Doppler indexes of left ventricular systolic and diastolic function in relation to haemodynamic load components in a general population.

Author information

1
Research Unit Hypertension and Cardiovascular Epidemiology, KU Leuven Department of Cardiovascular Sciences, University of Leuven, Belgium.
2
Division of Internal Medicine, Department of Hypertension, University Medical Centre Ljubljana, Slovenia.
3
Department of Pathophysiology, Centre of Nephrology, Universidad de la República, Montevideo, Uruguay.
4
Division of Cardiovascular Imaging and Dynamics, Department of Cardiovascular Sciences, University of Leuven, Belgium.

Abstract

BACKGROUND:

The contribution of central pulsatility to left ventricular (LV) dysfunction might be mediated by the haemodynamic loads of forward (Pf) and backward (Pb) pulse waves.
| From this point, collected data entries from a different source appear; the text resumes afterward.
@@ -136,7 +138,8 @@
       (a.chain == 1 ? LassoFusedStreamKernelT<T, NR, BS, 1>
                     : a.chain == 2 ? LassoFusedStreamKernelT<T, NR, BS, 2> : LassoFusedStreamKernelT<T, NR, BS, 0>),
       dim3(grid), dim3(BS), 0, Runtime::Get().stream(), a.m, a.n, a.A.as<T>(), a.lda, i.w,
-      ScalarsOf<T>(i, a.a0, a.inst.a1), i.u, i.x0, i.x1, i.y0, i.y1, i.y1prev, i.tpart, a.epoch, e0, e1);
+      ScalarsOf<T>(i, a.a0, a.inst.a1), i.u, i.x0, i.x1, i.y0, i.y1, i.y1prev, i.tpart, a.epoch, e0, e1,
+      a.qfull, a.jcut);
 }
 
 template <class T>
@@ -403,8 +406,39 @@
   return static_cast<int>(g < 1 ? 1 : g);
 }
 
+FusedResidency LassoFusedResidency(int64_t m, int64_t n, DType dt, int64_t budget) {
+  FusedResidency r;
+  if (budget <= 0 || m < 1 || n < 1) return r;
+  const int64_t elem = dt == F32 ? 4 : 8;
+  const int64_t chunk_rows = static_cast<int64_t>(LassoFusedBlock(m, n, dt)) * (16 / elem);
+  const int64_t nchunks = (m + chunk_rows - 1) / chunk_rows;
+  for (int64_t q = 0; q < nchunks; ++q) {
+    const int64_t piece = std::min(chunk_rows, m - q * chunk_rows) * elem;
+    const int64_t left = budget - r.bytes;
+    if (left / piece >= n) {
+      r.bytes += piece * n;
+      r.qfull = static_cast<int>(q + 1);
+      continue;
+    }
+    r.jcut = left / piece;
+    r.bytes += piece * r.jcut;
+    break;
+  }
+  return r;
+}
+
+namespace {
+FusedResidency g_last_residency;
+}
+FusedResidency LastFusedResidency() { return g_last_residency; }
+void NoteFusedResidency(int qfull, int64_t jcut) {
+  g_last_residency.qfull = qfull;
+  g_last_residency.jcut = jcut;
+}
+
 void LassoFusedPass(const LassoFusedArgs& a) {
   EPS_CHECK(LassoFusedSupported(a.m, a.n, a.A, a.lda));
+  EPS_CHECK(a.qfull >= 0 && a.jcut >= 0 && a.jcut <= a.n);
   const DType dt = a.A.dt;
   const LassoInstance& s = a.inst;
   EPS_CHECK(s.w.n == a.m && s.w.dt == dt);
@@ -420,6 +454,7 @@
   EPS_CHECK(reinterpret_cast<uintptr_t>(s.w.data()) % 16 == 0 &&
             reinterpret_cast<uintptr_t>(s.tpart.data()) % 16 == 0);
   ProfScope prof(a.chain == 2 ? "zero_fused" : "lasso_fused", a.m, a.n);
+  NoteFusedResidency(a.qfull, a.jcut);
   if (dt == F32) LaunchFusedT<float>(a, grid, block);
   else LaunchFusedT<double>(a, grid, block);
   EPS_HIP(hipGetLastError());
diff --git a/epsilon_amd/csrc/kernels_fused_batch.hip b/epsilon_amd/csrc/kernels_fused_batch.hip
--- a/epsilon_amd/csrc/kernels_fused_batch.hip
+++ b/epsilon_amd/csrc/kernels_fused_batch.hip
@@ -16,14 +16,13 @@
 __global__ __launch_bounds__(kBlock) void LassoBatchStreamKernel(int64_t m, int64_t n, const T* __restrict__ A,
                                                                  int64_t lda,
                                                                  const LassoBatchInst<T>* __restrict__ tab,
-                                                                 int nk, double glam) {
+                                                                 int nk, double glam, int qfull,
+                                                                 int64_t jcut) {
   typedef typename Chunk<T>::V V;
   constexpr int R = Chunk<T>::R;
   __shared__ T red[2][KB][kBlock / 64];
   const int tid = threadIdx.x, lane = tid & 63, wave = tid >> 6;
-  V zero;
-#pragma unroll
-  for (int r = 0; r < R; ++r) zero[r] = T(0);
+  const V zero = T(0);
   V wv[KB][NR], tp[KB][NR];
   int64_t row[NR];
 #pragma unroll
@@ -44,9 +43,12 @@
   };
   auto load = [&](V (&a)[NR], int64_t j) {
     const T* cp = A + j * lda;
-#pragma unroll
-    for (int q = 0; q < NR; ++q)
-      a[q] = row[q] < m ? __builtin_nontemporal_load(reinterpret_cast<const V*>(cp + row[q])) : zero;
+    const int nres = qfull + (j < jcut ? 1 : 0);
+#pragma unroll
+    for (int q = 0; q < NR; ++q) {
+      if (row[q] < m) a[q] = LoadMatrixChunk<T>(cp + row[q], q < nres);
+      else a[q] = zero;
+    }
   };
   V cur[NR], nxt[NR];
   int64_t step = 0;
@@ -177,24 +179,24 @@
 
 template <class T, int NR>
 void LaunchBatch(int grid, int64_t m, int64_t n, const T* A, int64_t lda, const LassoBatchInst<T>* tab, int nk,
-                 const double* glam) {
+                 const double* glam, const FusedResidency& res) {
   if (glam != nullptr)
     hipLaunchKernelGGL((LassoBatchStreamKernel<T, NR, WidthFor(NR), true>), dim3(grid), dim3(kBlock), 0,
-                       Runtime::Get().stream(), m, n, A, lda, tab, nk, *glam);
+                       Runtime::Get().stream(), m, n, A, lda, tab, nk, *glam, res.qfull, res.jcut);
   else
     hipLaunchKernelGGL((LassoBatchStreamKernel<T, NR, WidthFor(NR), false>), dim3(grid), dim3(kBlock), 0,
-                       Runtime::Get().stream(), m, n, A, lda, tab, nk, 0.0);
+                       Runtime::Get().stream(), m, n, A, lda, tab, nk, 0.0, res.qfull, res.jcut);
 }
 
 template <class T>
 void LaunchBatchT(int nr, int grid, int64_t m, int64_t n, const T* A, int64_t lda, const LassoBatchInst<T>* tab,
-                  int nk, const double* glam) {
+                  int nk, const double* glam, const FusedResidency& res) {
   switch (nr) {
-    case 1: LaunchBatch<T, 1>(grid, m, n, A, lda, tab, nk, glam); break;
-    case 2: LaunchBatch<T, 2>(grid, m, n, A, lda, tab, nk, glam); break;
-    case 4: LaunchBatch<T, 4>(grid, m, n, A, lda, tab, nk, glam); break;
-    case 8: LaunchBatch<T, 8>(grid, m, n, A, lda, tab, nk, glam); break;
-    default: LaunchBatch<T, 10>(grid, m, n, A, lda, tab, nk, glam); break;
+    case 1: LaunchBatch<T, 1>(grid, m, n, A, lda, tab, nk, glam, res); break;
+    case 2: LaunchBatch<T, 2>(grid, m, n, A, lda, tab, nk, glam, res); break;
+    case 4: LaunchBatch<T, 4>(grid, m, n, A, lda, tab, nk, glam, res); break;
+    case 8: LaunchBatch<T, 8>(grid, m, n, A, lda, tab, nk, glam, res); break;
+    default: LaunchBatch<T, 10>(grid, m, n, A, lda, tab, nk, glam, res); break;
   }
 }
 
@@ -228,21 +230,23 @@
 }
 
 void LassoBatchPass(int64_t m, int64_t n, int64_t lda, const DVec& A, const DVec& table, int first, int count,
-                    const double* group_lam) {
+                    const double* group_lam, const FusedResidency& res) {
   const DType dt = A.dt;
   EPS_CHECK(LassoFusedSupported(m, n, A, lda));
+  EPS_CHECK(res.qfull >= 0 && res.jcut >= 0 && res.jcut <= n);
   const int width = LassoBatchWidth(m, n, dt);
   EPS_CHECK_MSG(width > 0 && count >= 1 && count <= width,
                 "batched fused pass: " << count << " instances, width " << width);
   const int grid = LassoFusedGrid(m, n, dt);
   const int nr = ChunksPerThread(m, dt);
   ProfScope prof("batch_fused_pass", m, n);
+  NoteFusedResidency(res.qfull, res.jcut);
   if (dt == F32)
     LaunchBatchT<float>(nr, grid, m, n, A.as<float>(), lda,
-                        reinterpret_cast<const LassoBatchInst<float>*>(table.as<char>()) + first, count, group_lam);
+                        reinterpret_cast<const LassoBatchInst<float>*>(table.as<char>()) + first, count, group_lam, res);
   else
     LaunchBatchT<double>(nr, grid, m, n, A.as<double>(), lda,
-                         reinterpret_cast<const LassoBatchInst<double>*>(table.as<char>()) + first, count, group_lam);
+                         reinterpret_cast<const LassoBatchInst<double>*>(table.as<char>()) + first, count, group_lam, res);
   EPS_HIP(hipGetLastError());
 }
 
diff --git a/epsilon_amd/csrc/kernels_fused_chain.h b/epsilon_amd/csrc/kernels_fused_chain.h
--- a/epsilon_amd/csrc/kernels_fused_chain.h
+++ b/epsilon_amd/csrc/kernels_fused_chain.h
@@ -20,6 +20,13 @@
   static constexpr int R = 2;
   typedef double V __attribute__((ext_vector_type(2)));
 };
+
+template <class T> __device__ inline typename Chunk<T>::V LoadMatrixChunk(const T* p, bool resident) {
+  typedef typename Chunk<T>::V V;
+  typedef const V __attribute__((address_space(4))) * ConstV;
+  if (resident) return *(ConstV)(p);
+  return __builtin_nontemporal_load(reinterpret_cast<const V*>(p));
+}
 
 template <class T> struct FusedScalarsT {
   T kappa;
diff --git a/epsilon_amd/csrc/kernels_vec.hip b/epsilon_amd/csrc/kernels_vec.hip
--- a/epsilon_amd/csrc/kernels_vec.hip
+++ b/epsilon_amd/csrc/kernels_vec.hip
@@ -481,6 +481,37 @@
   if (threadIdx.x == 0) out[blockIdx.x] = red[0];
 }
 
+constexpr int kProbeColumn = 2500;
+
+__global__ __launch_bounds__(256) void StreamResidentKernel(const f32x4_probe* __restrict__ p, int64_t ncols,
+                                                            int rv, float* __restrict__ out) {
+  typedef const f32x4_probe __attribute__((address_space(4))) * ConstV;
+  constexpr int kPer = (kProbeColumn + 255) / 256;
+  const int tid = threadIdx.x;
+  float acc = 0.f;
+  for (int64_t c = blockIdx.x; c < ncols; c += gridDim.x) {
+    const f32x4_probe* cp = p + c * kProbeColumn;
+    f32x4_probe v[kPer];
+#pragma unroll
+    for (int q = 0; q < kPer; ++q) {
+      const int i = q * 256 + tid;
+      if (i >= kProbeColumn) v[q] = 0.f;
+      else if (i < rv) v[q] = *(ConstV)(cp + i);
+      else v[q] = __builtin_nontemporal_load(cp + i);
+    }
+#pragma unroll
+    for (int q = 0; q < kPer; ++q) acc += (v[q].x + v[q].y) + (v[q].z + v[q].w);
+  }
+  __shared__ float red[256];
+  red[tid] = acc;
+  __syncthreads();
+  for (int off = 128; off > 0; off >>= 1) {
+    if (tid < off) red[tid] += red[tid + off];
+    __syncthreads();
+  }
+  if (tid == 0) out[blockIdx.x] = red[0];
+}
+
 __global__ __launch_bounds__(256) void StreamCopyKernel(const f32x4_probe* __restrict__ src,
                                                         f32x4_probe* __restrict__ dst, int64_t n4) {
   const int64_t stride = static_cast<int64_t>(gridDim.x) * 256;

We investigated the relation between echocardiographic indexes of LV function and pulsatile loads derived by wave separation analysis (WSA).

METHODS:

In 755 participants, we assessed LV dimensions, transmitral blood flow and mitral annular tissue velocities. We derived central pulse pressure (cPP) from radial tonometric recordings and calculated Pf, Pb and their ratio (reflection magnitude) using an automated, pressure-based WSA algorithm. Despite good quality recordings, WSA failed to derive Pf and Pb in 139 participants (18.4%), in particular in older women with unfavourable haemodynamics. Thus, our analysis included 616 participants (46.1% women; mean age, 49.2 years).

RESULTS:

Age and age explained most of the variance in cPP (36.9%), Pf (18.6%), Pb (41.5%) and reflection magnitude (36.7%; P < 0.0001) and altered the direct correlation between Pf and Pb (Pint < 0.0001). Haemodynamic loads were independently associated with sex, BMI, heart rate, mean arterial pressure, history of diabetes and use of antihypertensive drugs. In multivariable-adjusted analyses, transmitral velocities and E/e' ratio increased with higher cPP, Pf and Pb in men and women. We also observed an age-dependent association of LV radial strain with cPP, Pf and Pb.

CONCLUSION:

The commercial WSA algorithm holds limited clinical utility given its low feasibility in older participants with unfavourable haemodynamics. LV function indexes were similarly associated with Pf and Pb, favouring the use of the composite cPP for prediction of LV dysfunction.